Reproduce, exactly and in full, only the lines below from the one containing "void __launch_bounds__(256) bn_bwd_reduce_kernel(const" through the one containing "a.z && !MASK".

======

+int launch_bn_fwd(const BnFwdArgs& a0, hipStream_t s) {
+    BnFwdArgs a = a0;
     const int64_t units = a.m_per_group * (a.C / 4);
     const int bx = (int)std::max<int64_t>(1, std::min<int64_t>(1024, (units + 1023) / 1024));
+    a.pool_blocks = 0;
+    if (a.feat) {
+        OCL_REQUIRE(a.pool_h >= 4 && a.pool_w >= 4 && a.m_per_group % ((int64_t)a.pool_h * a.pool_w) == 0, "bn_fwd: pooled map %d x %d",
+                    a.pool_h, a.pool_w);
+        const int64_t items = a.m_per_group / ((int64_t)a.pool_h * a.pool_w) * (a.pool_h / 4) * (a.pool_w / 4) * (a.C / 4);
+        a.pool_blocks = (int)std::max<int64_t>(1, std::min<int64_t>(64, (items + 255) / 256));
+    }
     ProfScope ps(PROF_BN, s);
-    hipLaunchKernelGGL(bn_fwd_kernel, dim3(bx, a.G), dim3(256), (size_t)a.C * (a.yb ? 16 : 8), s, a);
+    hipLaunchKernelGGL(bn_fwd_kernel, dim3(bx + a.pool_blocks, a.G), dim3(256), (size_t)a.C * (a.yb ? 16 : 8), s, a);
     OCL_LAUNCH_CHECK();
     return OCL_OK;
 }
@@ -2151,7 +2197,30 @@
     return OCL_OK;
 }
 
-template <int U>
+__device__ __forceinline__ float4 pooled_dz(const BnBwdArgs& a, unsigned pix, int c) {
+    const int H = a.pool_h, W = a.pool_w, PH = H / 4, PW = W / 4;
+    const unsigned n = pix / (unsigned)(H * W);
+    const int p = (int)(pix - n * (unsigned)(H * W));
+    const int y = p / W, x = p - y * W;
+    float4 v = make_float4(0.f, 0.f, 0.f, 0.f);
+    if (y < PH * 4 && x < PW * 4) {
+        const float* f = a.dfeat + (int64_t)n * a.C * PH * PW + c * PH * PW + (y >> 2) * PW + (x >> 2);
+        v = make_float4(f[0] * (1.0f / 16.0f), f[PH * PW] * (1.0f / 16.0f), f[2 * PH * PW] * (1.0f / 16.0f), f[3 * PH * PW] * (1.0f / 16.0f));
+    }
+    return v;
+}
+__device__ __forceinline__ float4 bn_load_dz(const BnBwdArgs& a, int64_t U, int C4, bool store = true) {
+    if (!a.dfeat) return ((const float4*)a.dz)[U];
+    const unsigned u32 = (unsigned)U, pix = u32 / (unsigned)C4;
+    const float4 v = pooled_dz(a, pix, (int)(u32 - pix * (unsigned)C4) * 4);
+    if (a.dz_out && store) ((float4*)a.dz_out)[U] = v;
+    return v;
+}
+__device__ __forceinline__ const uint8_t* bn_zbits(const BnBwdArgs& a, int g, int64_t units) {
+    return a.zbits ? (const uint8_t*)(a.zbits + (int64_t)g * ((units + 7) >> 3)) : nullptr;
+}
+
+template <int U, bool POOL = false, bool MASK = false>
 __global__ void __launch_bounds__(256) bn_bwd_reduce_kernel(const BnBwdArgs a) {
     extern __shared__ __attribute__((aligned(16))) float sm[];
     const int C4 = a.C >> 2;
@@ -2177,7 +2246,12 @@
                 istd[k] = *(const float4*)(a.invstd[k] + (int64_t)g * a.C + c4 * 4);
             }
         const float4* dz4 = (const float4*)a.dz + (int64_t)g * M * C4;
-        const float4* z4 = a.z ? (const float4*)a.z + (int64_t)g * M * C4 : nullptr;
+        const uint8_t* zb = MASK ? bn_zbits(a, g, M * C4) : nullptr;
+        const float4* z4 = a.z && !MASK ? (const float4*)a.z + (int64_t)g * M * C4 : nullptr;
+        auto load_z = [&](int64_t e) __attribute__((always_inline)) -> float4 {
+            if (MASK) return make_float4(__uint_as_float(mask_nibble(zb, e)), 0.f, 0.f, 0.f);
+            return z4 ? z4[e] : make_float4(0.f, 0.f, 0.f, 0.f);
+        };
         const float4* y40 = (const float4*)a.y[0] + (int64_t)g * M * C4;
         const float4* y41 = a.nsets > 1 ? (const float4*)a.y[1] + (int64_t)g * M * C4 : y40;
         const int64_t step = (int64_t)PT * C4;
@@ -2192,7 +2266,9 @@
         auto consume = [&](float4 d, float4 zz, const float4& ya, const float4& yb) __attribute__((always_inline)) {
             if (a.mask_from_y)
                 zz = make_float4(__fmaf_rn(ya.x, msc.x, msh.x), __fmaf_rn(ya.y, msc.y, msh.y), __fmaf_rn(ya.z, msc.z, msh.z), __fmaf_rn(ya.w, msc.w, msh.w));
-            if (z4 || a.mask_from_y) {
+            if (MASK) {
+                d = mask_select(__float_as_uint(zz.x), d);
+            } else if (z4 || a.mask_from_y) {
                 d.x = zz.x > 0.f ? d.x : 0.f; d.y = zz.y > 0.f ? d.y : 0.f;
                 d.z = zz.z > 0.f ? d.z : 0.f; d.w = zz.w > 0.f ? d.w : 0.f;
             }
@@ -2208,12 +2284,12 @@
                 }
         };
         const float4 zero4 = make_float4(0.f, 0.f, 0.f, 0.f);
-        for (; e + (U - 1) * step < eend; e += U * step) {
+        for (; !POOL && e + (U - 1) * step < eend; e += U * step) {
             float4 d[U], zz[U], ya[U], yb[U];
 #pragma unroll
             for (int u = 0; u < U; ++u) {
                 d[u] = dz4[e + u * step];
-                zz[u] = z4 ? z4[e + u * step] : zero4;
+                zz[u] = load_z(e + u * step);
                 ya[u] = y40[e + u * step];
                 yb[u] = a.nsets > 1 ? y41[e + u * step] : zero4;
             }
@@ -2221,7 +2297,7 @@
             for (int u = 0; u < U; ++u) consume(d[u], zz[u], ya[u], yb[u]);
         }
         for (; e < eend; e += step)
-            consume(dz4[e], z4 ? z4[e] : zero4, y40[e], a.nsets > 1 ? y41[e] : zero4);
+            consume(POOL ? bn_load_dz(a, (int64_t)g * M * C4 + e, C4) : dz4[e], load_z(e), y40[e], a.nsets > 1 ? y41[e] : zero4);
     }
     float* base = sm;
     if (pl < PT) {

======

▶ Response area:
 __global__ void __launch_bounds__(256) bn_bwd_reduce_kernel(const BnBwdArgs a) {
     extern __shared__ __attribute__((aligned(16))) float sm[];
     const int C4 = a.C >> 2;
@@ -2177,7 +2246,12 @@
                 istd[k] = *(const float4*)(a.invstd[k] + (int64_t)g * a.C + c4 * 4);
             }
         const float4* dz4 = (const float4*)a.dz + (int64_t)g * M * C4;
-        const float4* z4 = a.z ? (const float4*)a.z + (int64_t)g * M * C4 : nullptr;
+        const uint8_t* zb = MASK ? bn_zbits(a, g, M * C4) : nullptr;
+        const float4* z4 = a.z && !MASK ? (const float4*)a.z + (int64_t)g * M * C4 : nullptr;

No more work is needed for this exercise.